Folic acid plays a key role in the development of the unborn child’s central nervous system. Women who wish to conceive should ideally begin taking it about six weeks before conception. Some experts recommend it for all women of childbearing age as a general precaution.

The standard recommended dose is usually 0.4 mg per day. Timely supplementation can reduce the risk of so-called neural tube defects such as spina bifida by up to 70%.

Folic acid remains important during pregnancy itself – especially during the first 12 weeks, when organ development takes place. Continuing intake through the end of pregnancy and into breastfeeding is recommended, as the need remains elevated.

Folic acid can also be obtained from the diet, particularly from green leafy vegetables (e.g., spinach, Swiss chard, cabbage), legumes, whole grains, nuts, and beets.

DHA (docosahexaenoic acid)

DHA is a long-chain omega-3 fatty acid that is crucial for the development of the baby’s brain, nervous system, and vision. Adequate intake can also have a positive impact on the child’s psychomotor development. In addition, DHA may reduce the risk of postpartum depression in mothers.

A deficiency in DHA can increase the risk of preterm birth or preeclampsia (pregnancy-related high blood pressure).

DHA is naturally found in fatty sea fish and seafood. Because the consumption of certain fish species should be limited during pregnancy due to potential mercury contamination, supplementation with at least 200 mg DHA per day is often recommended. Those who eat little or no fish may consider higher doses – following medical advice.

Iron

During pregnancy, iron requirements increase significantly, as more blood is produced and the growing baby and placenta need to be supplied. Iron deficiency can lead to pregnancy-related anemia, which causes fatigue, difficulty concentrating, and increased susceptibility to infections.

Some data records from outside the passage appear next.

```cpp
template <int L, int MODE>
__global__ __launch_bounds__(kBlock) void aug_tail_kernel(int64_t n_list, const int64_t *__restrict__ rp,
                                                          const int32_t *__restrict__ col,
                                                          const double *__restrict__ val,
                                                          const int32_t *__restrict__ rows,
                                                          const double *__restrict__ t, int nb_rows,
                                                          const uint8_t *__restrict__ mask, AugTailArgs p) {
  if ((int)blockIdx.x < nb_rows) {
    constexpr int RPB = kBlock / L;
    const int lane = threadIdx.x % L;
    const int sub = threadIdx.x / L;
    const int64_t ngroups = (n_list + RPB - 1) / RPB;
    for (int64_t g = blockIdx.x; g < ngroups; g += nb_rows) {
      const int64_t r = g * RPB + sub;
      if (r < n_list) {
        const int64_t k0 = rp[r], k1 = rp[r + 1];
        double acc = 0.0;
        for (int64_t k = k0 + lane; k < k1; k += L) acc = fma(val[k], t[col[k]], acc);
        acc = group_reduce<L>(acc);
        if (lane == 0) {
          const int64_t ro = rows ? (int64_t)rows[r] : r;
          aug_tail_elem<MODE>(p, ro, fma(p.gamma, acc, p.y[ro]));
        }
      }
    }
    return;
  }
  constexpr bool kStep = MODE <= TAIL_LAST_ADD, kAdd = MODE == TAIL_LAST_ADD || MODE == TAIL_RES_INIT_ADD;
  const int64_t base = (int64_t)((int)blockIdx.x - nb_rows) * kChunk;
#pragma unroll
  for (int e = 0; e < 8; ++e) {
    const int64_t i = base + e * 512 + 2 * threadIdx.x;
    const uchar2 mk = *reinterpret_cast<const uchar2 *>(mask + i);
    if (mk.x | mk.y) {
      if (!mk.x) aug_tail_elem<MODE>(p, i, p.y[i]);
      if (!mk.y) aug_tail_elem<MODE>(p, i + 1, p.y[i + 1]);
      continue;
    }
    const double2 zero = {0.0, 0.0};
    const double2 yv = ld2(p.y, i), rv = ld2(p.rin, i);
    const double2 dv = MODE != TAIL_RES ? ld2(p.dinv, i) : zero;
    const double2 dd = kStep ? ld2(p.din, i) : zero, zi = kStep ? ld2(p.z, i) : zero;
    const double2 zo = kAdd ? ld2(p.zout, i) : zero;
    double2 res, d = zero, z = zero, zout = zero;
    aug_tail_math<MODE>(p, yv.x, dv.x, rv.x, dd.x, zi.x, zo.x, res.x, d.x, z.x, zout.x);
    aug_tail_math<MODE>(p, yv.y, dv.y, rv.y, dd.y, zi.y, zo.y, res.y, d.y, z.y, zout.y);
    if (MODE == TAIL_STEP || MODE == TAIL_RES || (MODE == TAIL_RES_INIT && p.store_res)) st2(p.res, i, res);
    if (MODE == TAIL_STEP) st2(p.d, i, d);
    if (MODE == TAIL_STEP || MODE == TAIL_LAST || MODE == TAIL_RES_INIT) st2(p.z, i, z);
    if (kAdd) st2(p.zout, i, zout);
  }
}

__global__ void mark_rows_kernel(int64_t n_list, const int32_t *__restrict__ rows, uint8_t *__restrict__ mask) {
  const int64_t i = (int64_t)blockIdx.x * blockDim.x + threadIdx.x;
  if (i < n_list) mask[rows ? (int64_t)rows[i] : i] = 1;
}

constexpr int kTailBlock = 1024;
constexpr int kTailMaxDegree = 64;
constexpr int kTailMaxLevels = 9;
struct TailCsr {
  const int64_t *rp;
  const int32_t *col;
  const double *val;
  const int32_t *rows;
  int64_t n_list, nrows;
  int32_t L, sparse;
};
struct TailLevel {
  TailCsr A, C, Ct;
  TailCsr R, P;
  const double *dinv, *w;
  double *tlam, *r, *z, *t, *cd, *cres, *ctmp;
  double gamma, inv_theta;
  int64_t npad;
  int32_t degree, pad_;
  double c1[kTailMaxDegree], c2[kTailMaxDegree];
};
struct TailTable {
  int32_t nlev, has_inv;
  TailCsr inv;
  TailLevel lev[kTailMaxLevels];
};

template <int L>
__device__ __forceinline__ void tail_rows(const TailCsr &m, const double *x, double *y, int epi, double alpha,
                                          const double *d) {
  constexpr int RPB = kTailBlock / L;
  const int lane = threadIdx.x % L;
  const int sub = threadIdx.x / L;
  const int64_t ngroups = (m.n_list + RPB - 1) / RPB;
  for (int64_t g = 0; g < ngroups; ++g) {
    const int64_t r = g * RPB + sub;
    if (r < m.n_list) {
// ... 1217 lines not shown
```

### fictitious_domain_al_preconditioners_amd/csrc/kernels_vs.hpp

```cpp
#pragma once

namespace alfd {

constexpr int kVsMaxDict = 512;
constexpr int kVsDictOff = 0;
constexpr int kVsWinOff = kVsMaxDict * 8;
constexpr int kVsMaxRows = 250;
template <int WD>
struct VsFmt {
  static constexpr uint32_t kColMask = WD ? 0x3ff8u : 0x7ff8u;
  static constexpr int kDictShift = WD ? 11 : 12;
  static constexpr uint32_t kDictMask = WD ? 0x1ff8u : 0xff8u;
  static constexpr int kWinOff = WD ? 8192 : 4096;
  static constexpr int kCodeShift = WD ? 14 : 15;
  static constexpr int kMaxDict = WD ? 1024 : 512;
  static constexpr int kMaxSlots = WD ? 2048 : 4096;
};
constexpr int kVsMaxLen = 384;

__device__ __forceinline__ uint32_t vs_off(uint32_t d) { return d & 0xfffffu; }
__device__ __forceinline__ int32_t vs_len(uint32_t d) { return (int32_t)((d >> 20) & 0x1ffu); }
__device__ __forceinline__ int vs_cls(uint32_t d) { return (int)((d >> 29) & 7u); }

__device__ __forceinline__ double vs_lds_f64(uint32_t byte_off) {
// ... 44 lines not shown
  const int32_t rem = vs_len(d0) - 64 * (cls - 1);
  uint32_t l4 = 4u * (uint32_t)lane, r4 = 4u * (uint32_t)(lane < rem ? lane : rem - 1);
  asm volatile("" : "+v"(l4), "+v"(r4));
  w[0] = *(const uint32_t *)(fb + 256 * (cls - 1) + r4);
#pragma unroll
  for (int j = 0; j < 5; ++j)
    if (j < cls - 1) w[1 + j] = *(const uint32_t *)(fb + 256 * j + l4);
}

template <int NCH, int R, int WD>
__device__ __forceinline__ void vs_shared(int32_t rem, const int32_t (&sh)[R], int lane, const uint32_t (&w)[6],
                                          double (&acc)[R]) {
#pragma unroll
  for (int j = 0; j < NCH; ++j) {
    const uint32_t wj = j == NCH - 1 ? w[0] : w[1 + (j < 5 ? j : 0)];
    const uint32_t lc = wj & VsFmt<WD>::kColMask;
    double v = vs_lds_f64(kVsDictOff + ((wj >> VsFmt<WD>::kDictShift) & VsFmt<WD>::kDictMask));
    constexpr int G = R > 8 ? 4 : R;
    auto rounds = [&]() __attribute__((always_inline)) {
#pragma unroll
      for (int g = 0; g < R; g += G) {
        double xv[G];
#pragma unroll
        for (int i = 0; i < G; ++i) xv[i] = vs_lds_f64(VsFmt<WD>::kWinOff + (uint32_t)((int32_t)lc + sh[g + i]));
        if constexpr (G == 4) {
          if (g == 0)
            asm volatile("" : "+v"(xv[0]), "+v"(xv[1]), "+v"(xv[2]), "+v"(xv[3]), "+v"(v));
          else
            asm volatile("" : "+v"(xv[0]), "+v"(xv[1]), "+v"(xv[2]), "+v"(xv[3]));
        } else {
          static_assert(G == 8, "one pinning statement per round: written out for rounds of 4 and of 8 gathers");
          asm volatile("" : "+v"(xv[0]), "+v"(xv[1]), "+v"(xv[2]), "+v"(xv[3]), "+v"(xv[4]), "+v"(xv[5]), "+v"(xv[6]),
                       "+v"(xv[7]), "+v"(v));
        }
#pragma unroll
        for (int i = 0; i < G; ++i) acc[g + i] = fma(v, xv[i], acc[g + i]);
        if (R > 8) {
#pragma unroll
          for (int i = 0; i < G; ++i) asm volatile("" : "+v"(acc[g + i]));
        }
      }
    };
    if (j == NCH - 1) {
      if (lane < rem) {
        asm volatile("");
        rounds();
      }
    } else {
      rounds();
    }
  }
}

template <int EPI, int TAG, int NW, int WD = 0, bool PAIR = false>
__global__ __launch_bounds__(64 * NW) __attribute__((amdgpu_waves_per_eu(8, 8))) void spmv_vs_kernel(
    const uint8_t *__restrict__ stream, const uint64_t *__restrict__ tab, int32_t stride,
    const int32_t *__restrict__ hdrb, const int32_t *__restrict__ segx, int32_t seg_stride,
    const double *__restrict__ dict, const double *__restrict__ x, const double *__restrict__ x_halo,
    int32_t n_local, double *__restrict__ y, double alpha, const double *__restrict__ d, double *__restrict__ y2,
    int xcd_remap, int32_t block_base, PairArg<PAIR> pc) {
  static_assert(!PAIR || NW <= 4, "the second party needs a lane group of 64 within 64 NW <= kBlock threads");
  if (pair_rows<64 * NW>(pc, x)) return;
  extern __shared__ double xs[];
  char *sm = (char *)xs;
  double *ds = (double *)(sm + kVsDictOff);
  double *xw = (double *)(sm + VsFmt<WD>::kWinOff);
  const int lane = threadIdx.x & 63;
  const int wave = __builtin_amdgcn_readfirstlane(threadIdx.x >> 6);
  int64_t b = blockIdx.x;
  if (xcd_remap) {
    const int64_t nwg = pair_nA(pc), q = nwg / 8, rm = nwg % 8, xcd = b % 8, idx = b / 8;
    b = (xcd < rm ? xcd * (q + 1) : rm * (q + 1) + (xcd - rm) * q) + idx;
  }
  b += block_base;
  const int32_t *hb = hdrb + 8 * b;
  const int32_t nbatch = hb[0], W = hb[1], nseg = hb[2], nd = hb[3], doff = hb[4];
  const uint8_t *sbase = stream + (int64_t)(((uint64_t)(uint32_t)hb[6] << 32) | (uint64_t)(uint32_t)hb[5]);
  const int32_t *sx = segx + 2 * b * (int64_t)seg_stride;
  const uint32_t *tb = (const uint32_t *)(tab + (int64_t)b * stride * 16);
  const int hl = lane & 31;
  auto hdr_at = [&](int32_t q) {
    uint32_t h4 = 4u * (uint32_t)hl;
    asm volatile("" : "+v"(h4));
    return *(const uint32_t *)((const char *)(tb + 32 * (int64_t)q) + h4);
  };
  auto hdr_load = [&](int32_t q) {
    return hdr_at(q < nbatch ? q : (nbatch > 0 ? nbatch - 1 : 0));
  };
  auto hdr = [](uint32_t hv, int k) { return (uint32_t)__builtin_amdgcn_readlane((int)hv, k); };
  uint32_t hv1 = hdr_at(wave);
  uint32_t hv2 = hdr_at(wave + NW);
  uint32_t w[6];
  {
    constexpr int U = 4;
    auto stage = [&](int32_t s) {
      int32_t c0[U], o0[U], sl[U];
      double v[U];
#pragma unroll
      for (int u = 0; u < U; ++u) {
        const int32_t q = s + u;
        c0[u] = sx[2 * q];
        o0[u] = sx[2 * q + 1];
        const int32_t on = sx[2 * q + 3];
        sl[u] = q < nseg ? ((q + 1 < nseg ? on : W) - o0[u]) : 0;
      }
#pragma unroll
      for (int u = 0; u < U; ++u) {
        const int32_t c = c0[u] + (lane < sl[u] ? lane : 0);
        v[u] = (c < n_local) ? x[c] : x_halo[c - n_local];
      }
#pragma unroll
      for (int u = 0; u < U; ++u)
        if (lane < sl[u]) xw[o0[u] + lane] = v[u];
    };
    for (int t = threadIdx.x; t < nd; t += 64 * NW) ds[t] = dict[doff + t];
    if (wave < nbatch && (int32_t)hdr(hv1, 1) < 0) vs_shared_fetch(hdr(hv1, 0), sbase, lane, w);
    stage(wave * U);
    for (int32_t s = (wave + NW) * U; s < nseg; s += NW * U) stage(s);
  }
  __syncthreads();
  const int q16 = lane >> 4;
  const int rsel = 4 * (2 * ((((q16 & 1) << 1) | (q16 >> 1)) + 4 * ((lane >> 3) & 1) + 8 * ((lane >> 2) & 1)) + 1);
  auto store = [&](double s, int32_t r, bool mine) {
    if (mine && r >= 0) {
      if (EPI == 0)
        y[r] = s;
      else if (EPI == 1)
        y[r] = fma(alpha, s, y[r]);
      else if (EPI == 2)
        y[r] = d[r] * s;
      else {
        y[r] = s;
        y2[r] = d[r] * s;
      }
    }
  };
  auto batch = [&](uint32_t &hc, uint32_t &hn, const int32_t bi) __attribute__((always_inline)) {
    uint32_t lo[16];
#pragma unroll
    for (int i = 0; i < 16; ++i) lo[i] = hdr(hc, 2 * i);
    const bool shared = (int32_t)hdr(hc, 1) < 0;
    const bool sixteen = shared && (int32_t)hdr(hc, 17) >= 0;
    const bool eight = shared && !sixteen && (int32_t)hdr(hc, 9) >= 0;
    const uint32_t eb = vs_off(lo[0]);
    const int cls = vs_cls(lo[0]);
    const int32_t full = cls > 0 ? 64 * (cls - 1) : 0;
    const uint8_t *fb = sbase + 16u * (size_t)eb;
    double sres;
    int mstep;
    uint32_t n0, n1;
    if (sixteen) {
      const int32_t rem = vs_len(lo[0]) - full;
      int32_t sh[16];
      sh[0] = 0;
#pragma unroll
      for (int i = 1; i < 16; ++i) sh[i] = (int32_t)lo[i];
      double acc[16] = {0.0, 0.0, 0.0, 0.0, 0.0, 0.0, 0.0, 0.0, 0.0, 0.0, 0.0, 0.0, 0.0, 0.0, 0.0, 0.0};
      switch (cls) {
        case 1: vs_shared<1, 16, WD>(rem, sh, lane, w, acc); break;
        case 2: vs_shared<2, 16, WD>(rem, sh, lane, w, acc); break;
        case 3: vs_shared<3, 16, WD>(rem, sh, lane, w, acc); break;
        case 4: vs_shared<4, 16, WD>(rem, sh, lane, w, acc); break;
        case 5: vs_shared<5, 16, WD>(rem, sh, lane, w, acc); break;
        default: vs_shared<6, 16, WD>(rem, sh, lane, w, acc); break;
      }
      sres = reduce_rows16(acc, lane);
      mstep = 4;
    } else if (eight) {
      const int32_t rem = vs_len(lo[0]) - full;
      int32_t sh[8];
      sh[0] = 0;
#pragma unroll
      for (int i = 1; i < 8; ++i) sh[i] = (int32_t)lo[i];
      double acc[8] = {0.0, 0.0, 0.0, 0.0, 0.0, 0.0, 0.0, 0.0};
      switch (cls) {
        case 1: vs_shared<1, 8, WD>(rem, sh, lane, w, acc); break;
        case 2: vs_shared<2, 8, WD>(rem, sh, lane, w, acc); break;
        case 3: vs_shared<3, 8, WD>(rem, sh, lane, w, acc); break;
        case 4: vs_shared<4, 8, WD>(rem, sh, lane, w, acc); break;
        case 5: vs_shared<5, 8, WD>(rem, sh, lane, w, acc); break;
        default: vs_shared<6, 8, WD>(rem, sh, lane, w, acc); break;
      }
      sres = reduce_rows8(acc[0], acc[1], acc[2], acc[3], acc[4], acc[5], acc[6], acc[7], lane);
      mstep = 8;
    } else if (shared) {
      double acc[4] = {0.0, 0.0, 0.0, 0.0};
      const int32_t rem = vs_len(lo[0]) - full;
      const int32_t sh[4] = {0, (int32_t)lo[1], (int32_t)lo[2], (int32_t)lo[3]};
      switch (cls) {
        case 1: vs_shared<1, 4, WD>(rem, sh, lane, w, acc); break;
        case 2: vs_shared<2, 4, WD>(rem, sh, lane, w, acc); break;
        case 3: vs_shared<3, 4, WD>(rem, sh, lane, w, acc); break;
        case 4: vs_shared<4, 4, WD>(rem, sh, lane, w, acc); break;
        case 5: vs_shared<5, 4, WD>(rem, sh, lane, w, acc); break;
        default: vs_shared<6, 4, WD>(rem, sh, lane, w, acc); break;
      }
      sres = reduce_rows4(acc[0], acc[1], acc[2], acc[3]);
      mstep = 16;
    } else {
      double acc[4] = {0.0, 0.0, 0.0, 0.0};
      int32_t rem[4], maxrem = 1;
#pragma unroll
      for (int i = 0; i < 4; ++i) {
        rem[i] = vs_len(lo[i]) - full;
        maxrem = rem[i] > maxrem ? rem[i] : maxrem;
      }
      switch (cls) {
        case 1: vs_batch<1, WD>(rem, maxrem, lane, fb, sm, acc); break;
        case 2: vs_batch<2, WD>(rem, maxrem, lane, fb, sm, acc); break;
        case 3: vs_batch<3, WD>(rem, maxrem, lane, fb, sm, acc); break;
        case 4: vs_batch<4, WD>(rem, maxrem, lane, fb, sm, acc); break;
        case 5: vs_batch<5, WD>(rem, maxrem, lane, fb, sm, acc); break;
        case 6: vs_batch<6, WD>(rem, maxrem, lane, fb, sm, acc); break;
        default: break;
      }
      n0 = hdr(hn, 0);
      n1 = hdr(hn, 1);
      store(reduce_rows4(acc[0], acc[1], acc[2], acc[3]), (int32_t)__builtin_amdgcn_ds_bpermute(rsel, (int)hc), (lane & 15) == 0);
      mstep = 0;
    }
    int32_t rid = -1;
    if (mstep) {
      rid = (int32_t)((uint32_t)__builtin_amdgcn_ds_bpermute(rsel, (int)hc) &
                      (lane < 8 ? 0x7fffffffu : 0xffffffffu));
      n0 = hdr(hn, 0);
      n1 = hdr(hn, 1);
    }
    if (bi + NW < nbatch && (int32_t)n1 < 0) vs_shared_fetch(n0, sbase, lane, w);
    hc = hdr_load(bi + 2 * NW);
    if (mstep) store(sres, rid, (lane & (mstep - 1)) == 0);
  };
  for (int32_t bi = wave; bi < nbatch; bi += 2 * NW) {
    batch(hv1, hv2, bi);
    if (bi + NW >= nbatch) break;
    batch(hv2, hv1, bi + NW);
  }
}
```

However, iron supplementation is not generally recommended for all. It should be considered in cases of proven iron deficiency or low ferritin levels.

Iron can be obtained through diet – for example, from red meat, organ meats, legumes, whole grains, or green vegetables like parsley. Important: Plant-based iron is less readily absorbed than animal-based iron. Combining it with vitamin C-rich foods can improve absorption.

Iodine

Iodine is essential for healthy thyroid function and for the development of the baby’s central nervous system. During pregnancy, the need increases due to higher excretion through the kidneys and the baby’s own requirements.

Iodine deficiency can have serious consequences, including intellectual disabilities, hearing loss, or deafness in newborns.

Iodine is mainly obtained through iodized table salt, dairy products, eggs, and fish. Nevertheless, dietary intake alone is often insufficient. A daily intake of 150–200 micrograms of iodine is usually recommended during pregnancy – provided there are no thyroid disorders. For women with known thyroid conditions, supplementation should be done under medical supervision.

Vitamin D

Vitamin D is important for calcium and phosphate metabolism as well as a well-functioning immune system. The body produces vitamin D through skin exposure to sunlight, particularly UVB radiation.

In many parts of the world, sufficient production of vitamin D through sunlight is only possible from around March to September, and only with regular outdoor exposure without sunscreen. At other times – and especially with limited sun exposure – supplementation is advisable.

During pregnancy and breastfeeding, a daily dose of 1,500 to 4,000 IU of vitamin D is often recommended, depending on individual needs. A blood test can help determine the appropriate dose.